On the plus side, this does give people something to do with old CDs and lots of spare time, and frankly a rooftop covered with CD/magnet wire "flowers" would be kind of pretty (for a while, anyway).

Maybe Dave should do a video on how photovoltaics work, and demonstrate other semiconductors as solar cells?

bd139:
Joy. You could take the magnet wire and the CD away and it'd still generate a few tens of mV.

Source impedance? HUUUUUGE.

Now you wait until I introduce my top secret project, LSD's (Light Sucking Diodes)  :-DD

schmitt trigger:
Thanks for posting.

Some times when I'm bored and don't know exactly what to watch, I also look for outlandish YouTube videos.

Between "free energy", "flat earth" and "moon landing hoaxes", there is an almost limitless amount of entertainment.

WARNING: watching too many of these videos is hazardous for your health, permanent brain loss and erectile dysfunction may occur. Youngsters younger than 18 years old must be accompanied by an adult. Pregnant women should talk to their doctors before watching these videos. NSFW content.

IanMacdonald:
Moat of these scams rely on the fact that the public mostly have no idea how to measure the quantities involved. Thus, the scammer takes a tiny (but real) quantity and makes impossible claims for what it can do.

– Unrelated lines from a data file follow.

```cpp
__global__ void __launch_bounds__(256) conv2d_split_reduce_kernel(const float* __restrict__ part, size_t part_stride, int nparts,
                                                                  const float* __restrict__ scale, const float* __restrict__ shift,
                                                                  const float* __restrict__ res, float* __restrict__ y,
                                                                  int cout, int plane4, size_t total4, int relu) {
  const size_t i = (size_t)blockIdx.x * 256 + threadIdx.x;
  if (i >= total4) return;
  const int c = (int)((i / plane4) % cout);
  f32x4 v = reinterpret_cast<const f32x4*>(part)[i];
  for (int p0 = 1; p0 < nparts; p0 += 8) {
    f32x4 t[8];
#pragma unroll
    for (int j = 0; j < 8; ++j) t[j] = reinterpret_cast<const f32x4*>(part + (size_t)(p0 + j < nparts ? p0 + j : 0) * part_stride)[i];
// ... 258 lines not shown
  ConvSpec g{};
  g.cin = cout; g.cin_pad = cout; g.cout = 4 * cin; g.k = 2; g.stride = 1; g.pad = 0; g.cc = kHsCC;
  int rc = conv2d_hs_pack(g, wbuild, wimg, 0, s);
  if (rc != ADX_OK) return rc;
  Conv2dArgs a{};
  a.x = dy; a.w = wimg; a.res = accumulate ? dx : nullptr; a.y = dx; a.x_amax = dy_amax; a.x_amax_n = dy_amax_n;
  a.N = N; a.Cin = cout; a.H = conv_out_dim(H, 3, 2, 1); a.W = conv_out_dim(W, 3, 2, 1); a.Cout = 4 * cin;
  a.OH = a.H; a.OW = a.W;
  a.KH = 2; a.KW = 2; a.stride = 1; a.pad = 0; a.relu = 0;
  a.cin_pad = cout; a.cc = kHsCC;
  a.d2s_cin = cin; a.d2s_h = H; a.d2s_w = W;
  ADX_REQUIRE((size_t)cin * H * W * sizeof(float) < 0x7FFFFFFFu, "conv2d_hs_dgrad_s2: one image of dx exceeds the 32-bit byte offsets");
  return hs_launch_t<1, 2, 2, 2, false>(a, s);
}

int conv2d_hs_launch(const ConvSpec& L, Conv2dArgs a, hipStream_t s) {
  ADX_REQUIRE((size_t)L.cin * a.H * a.W * sizeof(float) < 0xC0000000u, "conv2d_hs: one image of the input exceeds the 32-bit byte offsets");
  const bool ds = a.w_ds != nullptr;
  if (hs_is_stem(L) && !ds) {
    ADX_REQUIRE(a.x_amax == nullptr && a.res == nullptr, "conv2d_hs stem: no residual / dynamic range");
    return hs_stem_launch<false>(a, s);
  }
  if (L.k == 3 && L.stride == 1 && !ds) {
    const int mode = hs3x3_mode(L, a);
    if (mode >= 0) return mode == 1 ? hs3x3_launch<1>(a, s) : (mode == 2 ? hs3x3_launch<2>(a, s) : hs3x3_launch<0>(a, s));
    ADX_REQUIRE(a.stats_part == nullptr, "conv2d_hs: statistics requested from a launch the pipelined kernel does not serve");
    return hs_launch_t<1, 3, 2, 2, false>(a, s);
  }
  if (L.k == 3 && L.stride == 2 && L.pad == 1) {
    if (a.x_cells || a.y_cells) {
      ADX_REQUIRE(ds && a.x_amax == nullptr && a.res == nullptr && a.d2s_cin == 0,
                  "conv2d_hs: cell-layout operands of the stride-2 conv need the fused downsample launch (no residual, no dynamic range)");
      if (a.x_cells && a.y_cells) return hs_launch_t<2, 3, 1, 1, true, true, true>(a, s);
      return a.x_cells ? hs_launch_t<2, 3, 1, 1, true, true, false>(a, s) : hs_launch_t<2, 3, 1, 1, true, false, true>(a, s);
    }
    return ds ? hs_launch_t<2, 3, 1, 1, true>(a, s) : hs_launch_t<2, 3, 1, 1, false>(a, s);
  }
  set_error("conv2d_hs: no kernel for k=%d stride=%d pad=%d%s", L.k, L.stride, L.pad, ds ? " with a fused downsample" : "");
  return ADX_ERR_INVALID;
}

}

#ifdef ADX_HS_TRACE
extern "C" int adx_hs_trace_read(unsigned long long* host, int nwords) {
  return (int)hipMemcpyFromSymbol(host, HIP_SYMBOL(adx::g_hs_trace), (size_t)nwords * 8);
}
#endif
// ... 1 lines not shown
```

autonomous_driving_with_diffusion_model_amd/csrc/conv2d_hs16.hip:

```cpp
#include "adx_common.h"
#include "conv2d_internal.h"
#include "conv2d_hs_common.h"

namespace adx {

namespace {

constexpr int kQNT = 512;
constexpr int kQTH = 8;
constexpr int kQPW = 34;
constexpr int kQPlane = (kQTH + 2) * kQPW;
constexpr int kQPlaneP = 344;
constexpr int kQPairs = 4 * kQPlane;
constexpr int kQPit = (kQPairs + kQNT - 1) / kQNT;
constexpr int kQWst = 1024;
constexpr size_t kQLds = (size_t)2 * 8 * kQPlaneP * 16 + (size_t)2 * kQWst * 16 + 256 * sizeof(float) + 2 * 16 + 512 * sizeof(float);
constexpr int kQPlaneD = 352;
constexpr int kQPairsD = 4 * kQPlaneD;
constexpr size_t kQLdsD = (size_t)2 * 8 * kQPlaneD * 16 + (size_t)2 * kQWst * 16 + 256 * sizeof(float) + 2 * 16 + 512 * sizeof(float) +
                          (size_t)kQPit * kQNT * sizeof(uint32_t);
typedef __attribute__((address_space(3))) void lds_void;

__device__ __forceinline__ f32x4 mfma16(f16x8 a, f16x8 b, f32x4 c) { return __builtin_amdgcn_mfma_f32_16x16x32_f16(a, b, c, 0, 0, 0); }

__device__ __forceinline__ void half4(uint32_t h0, uint32_t h1, uint32_t l0, uint32_t l1, float* out) {
  const float inv = 1.f / kLoScale;
  asm("v_fma_mix_f32 %0, %1, %2, %3 op_sel:[0,0,0] op_sel_hi:[1,0,1]" : "=v"(out[0]) : "v"(l0), "s"(inv), "v"(h0));
  asm("v_fma_mix_f32 %0, %1, %2, %3 op_sel:[1,0,1] op_sel_hi:[1,0,1]" : "=v"(out[1]) : "v"(l0), "s"(inv), "v"(h0));
  asm("v_fma_mix_f32 %0, %1, %2, %3 op_sel:[0,0,0] op_sel_hi:[1,0,1]" : "=v"(out[2]) : "v"(l1), "s"(inv), "v"(h1));
  asm("v_fma_mix_f32 %0, %1, %2, %3 op_sel:[1,0,1] op_sel_hi:[1,0,1]" : "=v"(out[3]) : "v"(l1), "s"(inv), "v"(h1));
}

}

template <bool DMA, int TRAIN = 0>
__global__ void __launch_bounds__(kQNT, 2) conv2d_hs3x3q_kernel(const Conv2dArgs a) {
// ... 479 lines not shown
    ADX_CHECK_HIP(hipFuncSetAttribute(reinterpret_cast<const void*>(&conv2d_hs3x3q_kernel<true, 2>), hipFuncAttributeMaxDynamicSharedMemorySize, (int)kQLdsD));
    once.commit();
  }
  a.vw = a.N > 1 ? a.OW + 1 : a.OW;
  a.inv_vw = 1.f / (float)a.vw;
  ADX_REQUIRE((long)a.N * a.vw < (1L << 21), "conv2d_hs: batch x width exceeds the virtual-row arithmetic");
  a.tiles_x = ceil_div(a.N * a.vw - (a.N > 1 ? 1 : 0), 32);
  a.tiles_y = ceil_div(a.OH, kQTH);
  a.cout_tiles = a.Cout / 128;
  const size_t tiles = (size_t)a.cout_tiles * a.tiles_x * a.tiles_y;
  ADX_REQUIRE(tiles < (1u << 31), "conv2d_hs: grid too large");
  a.ntiles = (int)tiles;
  const int nsp = a.tiles_x * a.tiles_y;
  int slots = ceil_div(nsp, 8);
  if (debug_switches().hs_dma && debug_switches().hs_persist) {
    static std::atomic<int> n_cu{0};
    int cus = n_cu.load(std::memory_order_relaxed);
    if (cus == 0) {
      int dev = 0;
      hipDeviceProp_t prop;
      ADX_CHECK_HIP(hipGetDevice(&dev));
      ADX_CHECK_HIP(hipGetDeviceProperties(&prop, dev));
      cus = prop.multiProcessorCount > 8 ? prop.multiProcessorCount : 8;
      n_cu.store(cus, std::memory_order_relaxed);
    }
    slots = std::min(slots, std::max(1, cus / (8 * a.cout_tiles)));
  }
  a.q_slots = slots;
  const size_t grid = (size_t)8 * a.cout_tiles * slots;
  ADX_REQUIRE((size_t)a.N * a.Cout * a.OH * a.OW * sizeof(float) < 0xC0000000u && (size_t)a.N * a.Cin * a.H * a.W * sizeof(float) < 0xC0000000u,
              "conv2d_hs: a cell-layout tensor exceeds the 32-bit byte offsets");
  if (train) {
    ADX_REQUIRE(a.stats_p == a.tiles_y * a.tiles_x, "conv2d_hs3x3q: statistics buffer laid out for %d tiles, launch has %d", a.stats_p,
                a.tiles_y * a.tiles_x);
    if (dgrad) {
      if (debug_switches().hs_dma) conv2d_hs3x3q_kernel<true, 2><<<dim3((unsigned)grid), dim3(kQNT), kQLdsD, s>>>(a);
      else conv2d_hs3x3q_kernel<false, 2><<<dim3((unsigned)grid), dim3(kQNT), kQLds, s>>>(a);
    } else if (debug_switches().hs_dma) conv2d_hs3x3q_kernel<true, 1><<<dim3((unsigned)grid), dim3(kQNT), kQLdsD, s>>>(a);
    else conv2d_hs3x3q_kernel<false, 1><<<dim3((unsigned)grid), dim3(kQNT), kQLds, s>>>(a);
  } else if (debug_switches().hs_dma) conv2d_hs3x3q_kernel<true><<<dim3((unsigned)grid), dim3(kQNT), kQLdsD, s>>>(a);
  else conv2d_hs3x3q_kernel<false><<<dim3((unsigned)grid), dim3(kQNT), kQLds, s>>>(a);
  ADX_LAUNCH_CHECK();
  return ADX_OK;
}

}
```

autonomous_driving_with_diffusion_model_amd/csrc/conv2d_internal.h:

```cpp
#pragma once
#include <vector>

#include "adx_common.h"

namespace adx {

constexpr int kTileH = 4;
constexpr int kTileW = 32;

struct ConvSpec {
  int cin, cout, k, stride, pad;
  int t_w, t_g, t_b, t_m, t_v;
  size_t o_w, o_scale, o_shift;
  int cin_pad, cc;
  int fuse_with;
  int dgrad;
};

struct Conv2dArgs {
  const float* x;
  const float* w;
  const float* scale;
  const float* shift;
  const float* res;
// ... 60 lines not shown
bool conv2d_hs3x3_dgrad_stats(const ConvSpec& L, int N, int H, int W, bool x_cells, size_t stats_floats);
bool conv2d_hs3x3q_train_eligible(const Conv2dArgs& a);
bool conv2d_hs3x3q_dgrad_eligible(const Conv2dArgs& a);
int conv2d_hs3x3q_train_tiles(const Conv2dArgs& a);
int conv2d_pack_raw(const float* w, float* packed, int cout, int cin, int k, int cin_pad, int dgrad, hipStream_t s);
int conv2d_pack_spec(const ConvSpec& consumer, const float* w, float* packed, int dgrad, hipStream_t s);
bool conv2d_hs_eligible(const ConvSpec& L);
size_t conv2d_packed_floats(const ConvSpec& L);
int conv2d_hs_pack(const ConvSpec& consumer, const float* w, void* packed, int dgrad, hipStream_t s);
struct HsPackJob { const float* w; void* packed; int cout, cin_pad, cin, taps, dgrad; };
bool conv2d_hs_pack_batchable(const ConvSpec& consumer, int dgrad);
int conv2d_hs_pack_many(const HsPackJob* jobs, int n, hipStream_t s);
int conv2d_hs_launch(const ConvSpec& L, Conv2dArgs a, hipStream_t s);
bool conv2d_hs3x3q_eligible(const Conv2dArgs& a);
int conv2d_hs3x3q_launch(Conv2dArgs a, hipStream_t s);
int conv2d_hs_stats_tiles(const ConvSpec& L, const Conv2dArgs& a);
bool conv2d_hs_dgrad_s2_eligible(int cin, int cout);
int conv2d_hs_dgrad_s2(const float* w, const float* dy, float* dx, int accumulate, int N, int cin, int cout, int H, int W,
                       float* wbuild, float* wimg, const uint32_t* dy_amax, int dy_amax_n, hipStream_t s);
void conv2d_set_split_scratch(float* p, size_t floats);
int conv2d_hs_stem_pool(const ConvSpec& L, const float* x, const float* w, const float* scale, const float* shift,
                        float* pooled, int N, int H, int W, hipStream_t s, const uint8_t* frames_u8 = nullptr,
                        const float* mean = nullptr, const float* stdv = nullptr, int y_cells = 0);
int conv2d_hs_launch_block_s2(const ConvSpec& c1, const ConvSpec& ds, const float* x, const float* w1, const float* scale1,
                              const float* shift1, float* y1, const float* wd, const float* scaled, const float* shiftd,
                              float* yd, int N, int H, int W, hipStream_t s, int x_cells = 0, int y_cells = 0, int relu = 1);
inline bool resnet_fuses_ds(const ConvSpec& c1, const ConvSpec& ds) {
  return conv2d_hs_eligible(c1) && c1.k == 3 && c1.stride == 2 && c1.pad == 1 && ds.k == 1 && ds.stride == 2 && ds.pad == 0 &&
         ds.cin == c1.cin && ds.cout == c1.cout;
}
bool conv2d_wgrad_hs_eligible(int Cin, int Cout, int k, int stride, int pad);
int conv2d_wgrad_hs(const float* x, const float* dy, float* dw, int N, int Cin, int H, int W, int Cout, int stride,
                    const uint32_t* dy_amax, int dy_amax_n, hipStream_t s, bool x_cells = false, bool dy_cells = false);
void conv2d_wgrad_set_partials(float* p, size_t floats);
size_t conv2d_wgrad_partials_floats();
bool conv2d_wgrad_stem_hs_eligible(int Cin, int Cout, int k, int stride, int pad);
int conv2d_wgrad_stem_hs(const float* x, const float* dy, float* dw, int N, int H, int W, const uint32_t* dy_amax, int dy_amax_n,
                         hipStream_t s);
inline int conv_out_dim(int h, int k, int s, int p) { return (h + 2 * p - k) / s + 1; }
int conv2d_range_check(const char* what, int index, const float* t, size_t floats, bool cells, hipStream_t s);
int maxpool_launch(const float* x, float* y, int planes, int H, int W, int OH, int OW, hipStream_t s);
// ... 5 lines not shown
```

I would include most of the climate change 'science' in that category. Carbon dioxide is indeed a greenhouse gas, that much is true, but when you see how little effect it actually has compared to other factors, you see that the alarmist claims are nonsense. It's not as if the equations which determine its action were in any way obscure either. They are well established and easy to apply. The alarmists rely on the fact that most people have not the slightest clue how to do so, and therefore have to take their word for it that the planet is about to explode.

The IPCC counter this by claiming that 'positive feedbacks' increase its effect, but anyone who's worked in electronics knows that it is hard to achieve stable amplification by positive feedback. That's in a circuit with a regulated PSU. Imagine doing so in the Earth's weather systems. Plausible? Nope.

The same thing applies to peripheral claims like sea level rise and ocean acidification. Sea level is indeed rising. However, the amount is something like 3mm  per year, whereas twice daily tides are up to a thousand times larger. Moreover, it's been going on for longer than human industrialization anyway.

Meanwhile the oceans are not acid but alkaliine, and the reduction in alkalinity is about 0.11 of a pH unit. pH works to a log10 scale, and anyone who's tried doing a titration in a chem lab knows how incredibly small a change that is, when near to neutral.

In the land of the numerically challenged, the man with the nixie-tube calculator is king.
The rest just have to believe what they are told to believe.

donotdespisethesnake:

--- Quote from: IanMacdonald on October 22, 2017, 10:32:14 am ---In the land of the numerically challenged, the man with the nixie-tube calculator is king.

--- End quote ---

And the Irony of Year Award goes to ... climate change denier   :-DD

I think I am going to frame that one!